Etienne GUIBOUT, Group Chief AI Officer at Société Générale, explains:
“This collaboration gives Société Générale access to complementary expertise from the academic world. It promotes innovation by incorporating a variety of perspectives aimed at identifying solutions that are increasingly tailored to our problems. Acceptance at an A-level conference is a mark of quality for Société Générale’s teams. It demonstrates recognition of the impact of the work carried out by peers and industry experts. Participating in such events allows us to share our research, while remaining part of the ecosystem. Societe Generale’s business teams, particularly compliance, were involved in the development of this article. Their sector expertise and feedback confirmed the relevance and applicability of the content presented. This interdisciplinary collaboration ensures that the article reflects market realities and serves our needs and those of our clients first and foremost.”
Emmanuel Malherbe, Director of the Artefact Research Center:
“This is an ideal partnership for our research center, perfectly illustrating our vision of applied, useful, and shared research. Machine learning is a field that always starts with data and a real problem. Through this collaboration, we have been able to focus on the poorly resolved issue of scoring on unbalanced tabular data, which is nevertheless a recurring problem in business and raises many statistical questions. Being able to test and validate the approach on real data was also key to achieving a fast, efficient, and accurate algorithm.”

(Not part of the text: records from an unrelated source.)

template <typename T> struct Rec;
template <> struct alignas(16) Rec<float> { float x, y, m, r; };
template <> struct alignas(32) Rec<double> { double x, y, m, r; };
template <typename T> struct alignas(2 * sizeof(T)) Vec2 { T x, y; };

struct alignas(16) RecPadded {
    double x, y, m, r, pad0, pad1;
    __device__ __forceinline__ RecPadded& operator=(const Rec<double>& o) { x = o.x; y = o.y; m = o.m; r = o.r; return *this; }
    __device__ __forceinline__ operator Rec<double>() const { return Rec<double>{x, y, m, r}; }
};
// ... 474 lines not shown
    __shared__ RecPadded tile_all[2][2][2 * kTile];                                                          \
    __shared__ int tile_bad_all[2][2][kTile / kWave];                                                        \
    __shared__ int tile_rnz_all[2][2][kTile / kWave];                                                        \
    RecPadded(&tile)[2][2 * kTile] = tile_all[threadIdx.x / kTile];                                          \
    int(&tile_bad)[2][kTile / kWave] = tile_bad_all[threadIdx.x / kTile];                                    \
    int(&tile_rnz)[2][kTile / kWave] = tile_rnz_all[threadIdx.x / kTile];
#define NB_V3_LANE const int lane = threadIdx.x % kTile;
#define NB_V3_WG const int wg = blockIdx.x * 2 + threadIdx.x / kTile;
#define NB_V3_BATCH 8
#define NB_V3_CONSTANTS constexpr int K = 1;
#define NB_V3_RANGE const int N = meta->n, lo = meta->lo, cnt = meta->cnt, step = meta->step;
#define NB_V3_REC(j) J[j]
#define NB_V3_VEL(i) Vown[i - lo]
#define NB_V3_PUT(q, i, out, vout) S_J[q] = out; S_V[q] = vout;
#define NB_V3_KEEP(q, i, a, v) S_J[q] = Rec<T>{a.xi, a.yi, a.mi, a.ri}; S_V[q] = v;
#define NB_V3_COUNT(pairs)                                                                                   \
    for (int sh = kWave / 2; sh > 0; sh >>= 1) pairs += __shfl_down(pairs, sh, kWave);                      \
    if ((lane & (kWave - 1)) == 0 && pairs) atomicAdd(&ctr->pairs, pairs);
#include "nbody_forces_v3.inc"
#undef NB_V3_ROTATE_PRIORITY
#undef NB_V3_TILE_REC
#undef NB_V3_REAL
#undef NB_V3_SIGNATURE
#undef NB_V3_LDS
#undef NB_V3_LANE
#undef NB_V3_WG
#undef NB_V3_BATCH
#undef NB_V3_CONSTANTS
#undef NB_V3_RANGE
#undef NB_V3_REC
#undef NB_V3_VEL
#undef NB_V3_PUT
#undef NB_V3_KEEP
#undef NB_V3_COUNT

Link to the scientific paper and code of the algorithm
https://arxiv.org/pdf/2503.22730
https://github.com/artefactory/mgs-grf
Artefact’s research center as a bridge between academia and industry
We are a team of 20 research scientists working in the fields of machine learning, computer science, and management science. We are dedicated to improving AI models, whether by making them more interpretable and controllable or by studying their use within companies. All of our work is open source, with presentations at peer-reviewed international conferences, scientific publications, white papers, and freely available code. We collaborate closely with renowned university professors. Our philosophy is to bridge the gap between industry and academia. Our research areas are inspired by real-world problems encountered in Artefact projects with our clients, and we are continually building industrial partnerships to test our methodologies on real use cases and datasets.

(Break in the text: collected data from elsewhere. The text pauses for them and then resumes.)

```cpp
int conv_k3t_fits(const ConvProblem&) { return 0; }
bool conv_k3t_serves(const ConvProblem& p) {
#ifdef AM_ABLATE
  if (getenv("AM_CV_NORW")) return false;
  { const char* e_ = getenv("AM_CV_NOK3T"); if (e_ && atoi(e_)) return false; }
#endif
  if (p.mode != AM_CONVT_FWD || p.dtype != AM_DT_BF16 || p.ksize != 4 || p.stride != 2 || p.in_sparse || p.out_sparse) return false;
  if (p.prenorm || p.accumulate || p.nbred || p.partials || p.ep) return false;
  if (p.Cin % 32 || p.Cin < 64 || p.Cout % 64 || p.Di % KBD || p.Hi % KBH || p.Wi % KBW) return false;
  if (p.Do != 2 * p.Di || p.Ho != 2 * p.Hi || p.Wo != 2 * p.Wi) return false;
  if (p.B > 255 || p.Di / KBD > 255 || p.Hi / KBH > 255 || p.Wi / KBW > 255) return false;
  if ((size_t)(KED + 1) * p.Hi * p.Wi * p.Cin * 2 >= 0x7fffff00ull || (size_t)16 * p.Wo * p.Cout * 2 >= 0x7fffff00ull) return false;
  return k3_units(p.B, p.Di, p.Hi, p.Wi, p.Cout) >= K3_MIN_UNITS;
}

static void k3_fill(K3Args& a, const ConvProblem& p, const ConvArgs& c) {
  a.x = (const bf16_t*)c.x; a.w = (const bf16_t*)c.w; a.bias = c.bias; a.y = (bf16_t*)c.y; a.partials = c.partials;
  a.ep_scale = c.ep_scale; a.ep_shift = c.ep_shift; a.ep_res = (const bf16_t*)c.ep_res; a.ep_act = c.ep_act;
  a.B = c.B; a.D = c.Di; a.H = c.Hi; a.W = c.Wi; a.Cin = c.Cin; a.Cout = c.Cout; a.Cinp = c.Cinp; a.Coutp = c.Coutp;
  a.nbd = c.Di / KBD; a.nbh = c.Hi / KBH; a.nbw = c.Wi / KBW; a.ny = k3_tiles(c.Cout); a.nunit = k3_units(c.B, c.Di, c.Hi, c.Wi, c.Cout); a.nslab = c.Cinp / 32;
  a.flip = p.mode == AM_CONV_DGRAD;
  a.nt_store = (size_t)c.B * c.Do * c.Ho * c.Wo * c.Cout * 2 >= ((size_t)384 << 20);
  a.w_bytes = (unsigned)c.w_bytes;
#ifdef AM_ABLATE
  { const char* e = getenv("AM_K3_DBG"); a.dbg = e ? atoi(e) : 0; }
#endif
}

int conv_k3_launch(const ConvProblem& p, ConvArgs& c, const int*, void* stream, int* rows) {
  if (!conv_k3_serves(p)) return 0;
  const int dev = am_device();
  K3Args a;
  k3_fill(a, p, c);
  const int G = k3_grid(a.nunit, c.Cout, dev);
  auto kern = p.ep ? conv_k3_kernel<4, true, false> : (a.partials ? conv_k3_kernel<4, false, true> : conv_k3_kernel<4, false, false>);
  if (c.Cout % 64) kern = p.ep ? conv_k3_kernel<2, true, false> : (a.partials ? conv_k3_kernel<2, false, true> : conv_k3_kernel<2, false, false>);
  else if (a.partials && !p.ep && c.stats_sum_only) kern = conv_k3_kernel<4, false, true, false, true>;
  AM_HIP_STAGE((am_lds_optin<conv_k3_kernel<4, true, false>, conv_k3_kernel<4, false, true>, conv_k3_kernel<4, false, false>,
                             conv_k3_kernel<2, true, false>, conv_k3_kernel<2, false, true>, conv_k3_kernel<2, false, false>,
                             conv_k3_kernel<4, false, true, false, true>>(dev)));
  AM_LAUNCH(kern, dim3(G), dim3(512), KLDS, (hipStream_t)stream, a);
  AM_CHECK_LAUNCH_STAGE();
  if (rows) *rows = G * 8;
  return 1;
}

int conv_k3t_launch(const ConvProblem& p, ConvArgs& c, const int*, void* stream, int*) {
  if (!conv_k3t_serves(p)) return 0;
  const int dev = am_device();
  K3Args a;
  k3_fill(a, p, c);
  constexpr auto kern = conv_k3_kernel<4, false, false, true>;
  AM_HIP_STAGE(am_lds_optin<kern>(dev));
  AM_LAUNCH(kern, dim3(k3_grid(a.nunit, c.Cout, dev)), dim3(512), KLDS, (hipStream_t)stream, a);
  AM_CHECK_LAUNCH_STAGE();
  return 1;
}

}
```

### anatomask_amd/csrc/conv_plan.h

```cpp
#pragma once
#include "common.h"

namespace amconv {

struct ConvArgs {
  const void* x; const void* w; const float* bias; void* y; float* partials;
  const float* ep_scale; const float* ep_shift; const void* ep_res; int ep_act;
  const void* nb_x; const float* nb_scale; const float* nb_shift; int nb_act;
  const float* in_scale; const float* in_shift; int in_act;
  int B, Di, Hi, Wi, Cin, Do, Ho, Wo, Cout, Cinp, Coutp;
  int OS, GS, nclass, nunit;
  int ny;
  int nbd, nbh, nbw;
  int tap_begin[9];
  int upar[8];
  int taps[64];
  int mind[8], minh[8], minw[8];
  int ed[8], eh[8], ew[8];
  int mdiv_w[8], mdiv_hw[8];
  int w_bytes;
  int w_lds_off;
  MaskView in_mask, out_mask;
  int accumulate;
  int stats_sum_only;
// ... 81 lines not shown
  return 0;
}


struct ConvProblem {
  int mode, dtype, ksize, stride, B, Di, Hi, Wi, Cin, Do, Ho, Wo, Cout;
  bool in_sparse, out_sparse, same_mask, has_list;
  int in_bshift, out_bshift, n_active, fd, fh, fw;
  bool accumulate, ep, partials, sum_only;
  bool nbred, prenorm;
};

struct ConvStage {
  const char* name;
  int (*fits)(const ConvProblem&);
  bool (*serves)(const ConvProblem&);
  int (*launch)(const ConvProblem&, ConvArgs& a, const int* active_list, void* stream, int* rows);
};
#define AM_CONV_STAGE(name_) int name_##_fits(const ConvProblem&); bool name_##_serves(const ConvProblem&); \
                             int name_##_launch(const ConvProblem&, ConvArgs&, const int*, void*, int*)
AM_CONV_STAGE(conv_k3t); AM_CONV_STAGE(conv_k3);
AM_CONV_STAGE(conv_rw); AM_CONV_STAGE(conv_gather);
AM_CONV_STAGE(conv_igemm);

}
```

### anatomask_amd/engine.py

```python
from __future__ import annotations

from dataclasses import dataclass, field
from typing import Dict, List, Optional, Sequence, Tuple

import torch

from . import ops
from .ops import ACT_LRELU, ACT_NONE, ACT_RELU6, CONV_DGRAD, CONV_FWD, CONVT_DGRAD, CONVT_FWD, MaskInfo, NormStats

ENC = "sparse_encoder.sp_cnn.conv_blocks_context"
DEC = "dense_decoder.dec"


@dataclass
class Spec:
    dims: Sequence[int]
    depth: Sequence[int]
    width: int
    input_size: Tuple[int, int, int]
    in_ch: int = 1
    out_ch: int = 1
    downsample: int = 16
    n_stage: int = 5
    sync_bn: bool = False
# ... 392 lines not shown
    def run():
        dwp = ops.conv3d_wgrad(mode, x, dy, k, stride, f32_split=pk.f32_split, deterministic=pk.deterministic, **masks)
        ops.unpack_grad(dwp, G[name], transposed, accumulate=True)
    _on_side(x.device, (x, dy), run)
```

A crucial example concerns the explainability of statistical models. The adoption of machine learning models is hampered in many use cases because of the “black box” nature of certain models, or in other words, their lack of transparency and comprehensibility. More transparent models must therefore be proposed, while minimizing the associated degradation in predictive performance. Through the solutions it proposes, the research center is improving the adoption of AI by delivering the guarantees desired by industry.